Print the records below exactly, leaving out nothing.

(Collected data)
((
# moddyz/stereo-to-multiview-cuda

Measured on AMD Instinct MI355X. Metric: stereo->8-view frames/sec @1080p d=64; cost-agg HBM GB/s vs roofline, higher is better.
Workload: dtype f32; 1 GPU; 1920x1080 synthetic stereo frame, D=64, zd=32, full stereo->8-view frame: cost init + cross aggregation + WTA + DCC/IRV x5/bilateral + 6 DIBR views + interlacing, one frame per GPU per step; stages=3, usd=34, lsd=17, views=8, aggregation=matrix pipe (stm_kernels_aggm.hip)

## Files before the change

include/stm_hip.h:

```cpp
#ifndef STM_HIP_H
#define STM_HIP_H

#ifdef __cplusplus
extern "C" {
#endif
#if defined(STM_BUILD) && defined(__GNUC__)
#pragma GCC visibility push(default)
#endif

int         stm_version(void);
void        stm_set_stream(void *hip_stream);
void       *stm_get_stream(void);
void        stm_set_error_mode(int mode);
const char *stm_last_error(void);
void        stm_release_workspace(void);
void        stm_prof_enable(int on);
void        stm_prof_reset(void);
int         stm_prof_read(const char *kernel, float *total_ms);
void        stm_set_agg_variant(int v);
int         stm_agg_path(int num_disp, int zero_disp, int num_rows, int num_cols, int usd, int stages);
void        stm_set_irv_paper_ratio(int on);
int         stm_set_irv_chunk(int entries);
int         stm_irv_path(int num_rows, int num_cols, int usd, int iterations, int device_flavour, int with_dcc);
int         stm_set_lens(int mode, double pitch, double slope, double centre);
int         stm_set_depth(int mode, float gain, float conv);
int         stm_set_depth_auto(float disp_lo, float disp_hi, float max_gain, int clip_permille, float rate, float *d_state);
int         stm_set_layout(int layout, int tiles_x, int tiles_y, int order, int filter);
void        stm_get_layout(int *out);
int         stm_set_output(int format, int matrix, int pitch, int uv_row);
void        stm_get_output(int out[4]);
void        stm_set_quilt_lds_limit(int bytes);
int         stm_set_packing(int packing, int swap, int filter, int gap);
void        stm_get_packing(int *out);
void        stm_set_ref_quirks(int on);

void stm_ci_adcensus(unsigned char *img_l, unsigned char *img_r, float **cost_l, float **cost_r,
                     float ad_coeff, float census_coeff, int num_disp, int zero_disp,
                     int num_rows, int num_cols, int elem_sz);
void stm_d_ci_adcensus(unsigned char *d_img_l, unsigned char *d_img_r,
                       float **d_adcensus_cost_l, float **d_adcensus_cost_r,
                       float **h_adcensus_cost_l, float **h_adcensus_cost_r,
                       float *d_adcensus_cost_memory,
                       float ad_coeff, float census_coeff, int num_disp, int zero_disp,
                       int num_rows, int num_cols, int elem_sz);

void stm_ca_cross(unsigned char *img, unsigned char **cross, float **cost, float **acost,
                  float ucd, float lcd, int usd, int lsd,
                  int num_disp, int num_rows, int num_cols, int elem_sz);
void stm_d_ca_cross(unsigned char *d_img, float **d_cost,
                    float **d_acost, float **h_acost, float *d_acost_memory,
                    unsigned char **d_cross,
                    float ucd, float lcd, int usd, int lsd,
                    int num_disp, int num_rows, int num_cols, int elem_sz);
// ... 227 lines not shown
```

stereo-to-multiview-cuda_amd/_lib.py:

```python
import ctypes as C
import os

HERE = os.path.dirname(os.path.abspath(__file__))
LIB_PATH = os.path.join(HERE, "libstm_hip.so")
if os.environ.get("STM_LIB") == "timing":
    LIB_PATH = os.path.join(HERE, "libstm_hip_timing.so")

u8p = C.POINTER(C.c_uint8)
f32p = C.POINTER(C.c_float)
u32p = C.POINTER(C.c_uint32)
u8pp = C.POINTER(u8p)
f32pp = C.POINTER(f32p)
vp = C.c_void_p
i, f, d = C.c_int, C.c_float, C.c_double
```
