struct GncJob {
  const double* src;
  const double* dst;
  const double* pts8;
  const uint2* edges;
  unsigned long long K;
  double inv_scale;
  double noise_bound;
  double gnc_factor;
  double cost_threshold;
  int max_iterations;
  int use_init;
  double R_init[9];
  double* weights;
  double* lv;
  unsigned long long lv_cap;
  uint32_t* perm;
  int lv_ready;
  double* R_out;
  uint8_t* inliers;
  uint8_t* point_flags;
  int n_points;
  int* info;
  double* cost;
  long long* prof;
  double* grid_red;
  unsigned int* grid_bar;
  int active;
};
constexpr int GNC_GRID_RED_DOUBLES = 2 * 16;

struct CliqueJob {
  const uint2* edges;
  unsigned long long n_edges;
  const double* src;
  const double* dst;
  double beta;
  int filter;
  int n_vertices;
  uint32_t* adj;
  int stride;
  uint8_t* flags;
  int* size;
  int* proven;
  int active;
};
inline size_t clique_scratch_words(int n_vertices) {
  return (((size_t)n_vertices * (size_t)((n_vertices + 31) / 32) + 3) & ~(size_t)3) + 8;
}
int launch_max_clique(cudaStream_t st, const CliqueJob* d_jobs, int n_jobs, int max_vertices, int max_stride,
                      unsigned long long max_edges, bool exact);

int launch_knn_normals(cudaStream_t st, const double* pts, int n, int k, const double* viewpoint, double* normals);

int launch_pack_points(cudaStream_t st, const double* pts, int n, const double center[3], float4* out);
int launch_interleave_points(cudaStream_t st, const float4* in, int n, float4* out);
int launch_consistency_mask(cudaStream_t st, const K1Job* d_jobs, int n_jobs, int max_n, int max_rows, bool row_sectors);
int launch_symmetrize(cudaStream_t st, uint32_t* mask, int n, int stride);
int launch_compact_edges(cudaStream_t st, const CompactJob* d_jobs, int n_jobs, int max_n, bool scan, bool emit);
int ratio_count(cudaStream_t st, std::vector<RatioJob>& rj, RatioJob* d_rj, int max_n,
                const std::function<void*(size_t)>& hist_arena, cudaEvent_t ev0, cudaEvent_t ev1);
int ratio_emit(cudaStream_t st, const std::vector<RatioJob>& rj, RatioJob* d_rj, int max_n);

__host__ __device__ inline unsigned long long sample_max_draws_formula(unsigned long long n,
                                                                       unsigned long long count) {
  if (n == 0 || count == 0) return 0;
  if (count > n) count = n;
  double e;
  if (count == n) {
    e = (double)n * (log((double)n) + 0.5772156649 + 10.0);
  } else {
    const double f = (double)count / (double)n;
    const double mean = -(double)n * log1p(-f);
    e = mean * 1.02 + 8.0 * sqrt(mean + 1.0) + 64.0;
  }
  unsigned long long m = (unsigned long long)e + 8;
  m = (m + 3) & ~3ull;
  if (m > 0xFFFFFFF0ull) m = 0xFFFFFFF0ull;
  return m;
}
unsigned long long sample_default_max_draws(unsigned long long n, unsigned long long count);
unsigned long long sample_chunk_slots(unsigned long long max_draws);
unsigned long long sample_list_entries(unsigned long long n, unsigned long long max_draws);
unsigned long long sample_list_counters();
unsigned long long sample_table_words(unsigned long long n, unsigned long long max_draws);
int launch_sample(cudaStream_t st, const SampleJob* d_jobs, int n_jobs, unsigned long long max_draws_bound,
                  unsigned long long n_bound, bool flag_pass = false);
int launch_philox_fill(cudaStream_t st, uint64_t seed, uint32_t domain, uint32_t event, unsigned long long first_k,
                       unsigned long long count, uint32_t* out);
))
Response to this exercise →
# moddyz/stereo-to-multiview-cuda

Measured on AMD Instinct MI355X. Metric: stereo->8-view frames/sec @1080p d=64; cost-agg HBM GB/s vs roofline, higher is better.
Workload: dtype f32; 1 GPU; 1920x1080 synthetic stereo frame, D=64, zd=32, full stereo->8-view frame: cost init + cross aggregation + WTA + DCC/IRV x5/bilateral + 6 DIBR views + interlacing, one frame per GPU per step; stages=3, usd=34, lsd=17, views=8, aggregation=matrix pipe (stm_kernels_aggm.hip)

## Files before the change

include/stm_hip.h:

```cpp
#ifndef STM_HIP_H
#define STM_HIP_H

#ifdef __cplusplus
extern "C" {
#endif
#if defined(STM_BUILD) && defined(__GNUC__)
#pragma GCC visibility push(default)
#endif

int         stm_version(void);
void        stm_set_stream(void *hip_stream);
void       *stm_get_stream(void);
void        stm_set_error_mode(int mode);
const char *stm_last_error(void);
void        stm_release_workspace(void);
void        stm_prof_enable(int on);
void        stm_prof_reset(void);
int         stm_prof_read(const char *kernel, float *total_ms);
void        stm_set_agg_variant(int v);
int         stm_agg_path(int num_disp, int zero_disp, int num_rows, int num_cols, int usd, int stages);
void        stm_set_irv_paper_ratio(int on);
int         stm_set_irv_chunk(int entries);
int         stm_irv_path(int num_rows, int num_cols, int usd, int iterations, int device_flavour, int with_dcc);
int         stm_set_lens(int mode, double pitch, double slope, double centre);
int         stm_set_depth(int mode, float gain, float conv);
int         stm_set_depth_auto(float disp_lo, float disp_hi, float max_gain, int clip_permille, float rate, float *d_state);
int         stm_set_layout(int layout, int tiles_x, int tiles_y, int order, int filter);
void        stm_get_layout(int *out);
int         stm_set_output(int format, int matrix, int pitch, int uv_row);
void        stm_get_output(int out[4]);
void        stm_set_quilt_lds_limit(int bytes);
int         stm_set_packing(int packing, int swap, int filter, int gap);
void        stm_get_packing(int *out);
void        stm_set_ref_quirks(int on);

void stm_ci_adcensus(unsigned char *img_l, unsigned char *img_r, float **cost_l, float **cost_r,
                     float ad_coeff, float census_coeff, int num_disp, int zero_disp,
                     int num_rows, int num_cols, int elem_sz);
void stm_d_ci_adcensus(unsigned char *d_img_l, unsigned char *d_img_r,
                       float **d_adcensus_cost_l, float **d_adcensus_cost_r,
                       float **h_adcensus_cost_l, float **h_adcensus_cost_r,
                       float *d_adcensus_cost_memory,
                       float ad_coeff, float census_coeff, int num_disp, int zero_disp,
                       int num_rows, int num_cols, int elem_sz);

void stm_ca_cross(unsigned char *img, unsigned char **cross, float **cost, float **acost,
                  float ucd, float lcd, int usd, int lsd,
                  int num_disp, int num_rows, int num_cols, int elem_sz);
void stm_d_ca_cross(unsigned char *d_img, float **d_cost,
                    float **d_acost, float **h_acost, float *d_acost_memory,
                    unsigned char **d_cross,
                    float ucd, float lcd, int usd, int lsd,
                    int num_disp, int num_rows, int num_cols, int elem_sz);
// ... 227 lines not shown
```

stereo-to-multiview-cuda_amd/_lib.py:

```python
import ctypes as C
import os

HERE = os.path.dirname(os.path.abspath(__file__))
LIB_PATH = os.path.join(HERE, "libstm_hip.so")
if os.environ.get("STM_LIB") == "timing":
    LIB_PATH = os.path.join(HERE, "libstm_hip_timing.so")

u8p = C.POINTER(C.c_uint8)
f32p = C.POINTER(C.c_float)
u32p = C.POINTER(C.c_uint32)
u8pp = C.POINTER(u8p)
f32pp = C.POINTER(f32p)
vp = C.c_void_p
i, f, d = C.c_int, C.c_float, C.c_double
```
struct GncJob {
  const double* src;
  const double* dst;
  const double* pts8;
  const uint2* edges;
  unsigned long long K;
  double inv_scale;
  double noise_bound;
  double gnc_factor;
  double cost_threshold;
  int max_iterations;
  int use_init;
  double R_init[9];
  double* weights;
  double* lv;
  unsigned long long lv_cap;
  uint32_t* perm;
  int lv_ready;
  double* R_out;
  uint8_t* inliers;
  uint8_t* point_flags;
  int n_points;
  int* info;
  double* cost;
  long long* prof;
  double* grid_red;
  unsigned int* grid_bar;
  int active;
};
constexpr int GNC_GRID_RED_DOUBLES = 2 * 16;

struct CliqueJob {
  const uint2* edges;
  unsigned long long n_edges;
  const double* src;
  const double* dst;
  double beta;
  int filter;
  int n_vertices;
  uint32_t* adj;
  int stride;
  uint8_t* flags;
  int* size;
  int* proven;
  int active;
};
inline size_t clique_scratch_words(int n_vertices) {
  return (((size_t)n_vertices * (size_t)((n_vertices + 31) / 32) + 3) & ~(size_t)3) + 8;
}
int launch_max_clique(cudaStream_t st, const CliqueJob* d_jobs, int n_jobs, int max_vertices, int max_stride,
                      unsigned long long max_edges, bool exact);

int launch_knn_normals(cudaStream_t st, const double* pts, int n, int k, const double* viewpoint, double* normals);

int launch_pack_points(cudaStream_t st, const double* pts, int n, const double center[3], float4* out);
int launch_interleave_points(cudaStream_t st, const float4* in, int n, float4* out);
int launch_consistency_mask(cudaStream_t st, const K1Job* d_jobs, int n_jobs, int max_n, int max_rows, bool row_sectors);
int launch_symmetrize(cudaStream_t st, uint32_t* mask, int n, int stride);
int launch_compact_edges(cudaStream_t st, const CompactJob* d_jobs, int n_jobs, int max_n, bool scan, bool emit);
int ratio_count(cudaStream_t st, std::vector<RatioJob>& rj, RatioJob* d_rj, int max_n,
                const std::function<void*(size_t)>& hist_arena, cudaEvent_t ev0, cudaEvent_t ev1);
int ratio_emit(cudaStream_t st, const std::vector<RatioJob>& rj, RatioJob* d_rj, int max_n);

__host__ __device__ inline unsigned long long sample_max_draws_formula(unsigned long long n,
                                                                       unsigned long long count) {
  if (n == 0 || count == 0) return 0;
  if (count > n) count = n;
  double e;
  if (count == n) {
    e = (double)n * (log((double)n) + 0.5772156649 + 10.0);
  } else {
    const double f = (double)count / (double)n;
    const double mean = -(double)n * log1p(-f);
    e = mean * 1.02 + 8.0 * sqrt(mean + 1.0) + 64.0;
  }
  unsigned long long m = (unsigned long long)e + 8;
  m = (m + 3) & ~3ull;
  if (m > 0xFFFFFFF0ull) m = 0xFFFFFFF0ull;
  return m;
}
unsigned long long sample_default_max_draws(unsigned long long n, unsigned long long count);
unsigned long long sample_chunk_slots(unsigned long long max_draws);
unsigned long long sample_list_entries(unsigned long long n, unsigned long long max_draws);
unsigned long long sample_list_counters();
unsigned long long sample_table_words(unsigned long long n, unsigned long long max_draws);
int launch_sample(cudaStream_t st, const SampleJob* d_jobs, int n_jobs, unsigned long long max_draws_bound,
                  unsigned long long n_bound, bool flag_pass = false);
int launch_philox_fill(cudaStream_t st, uint64_t seed, uint32_t domain, uint32_t event, unsigned long long first_k,
                       unsigned long long count, uint32_t* out);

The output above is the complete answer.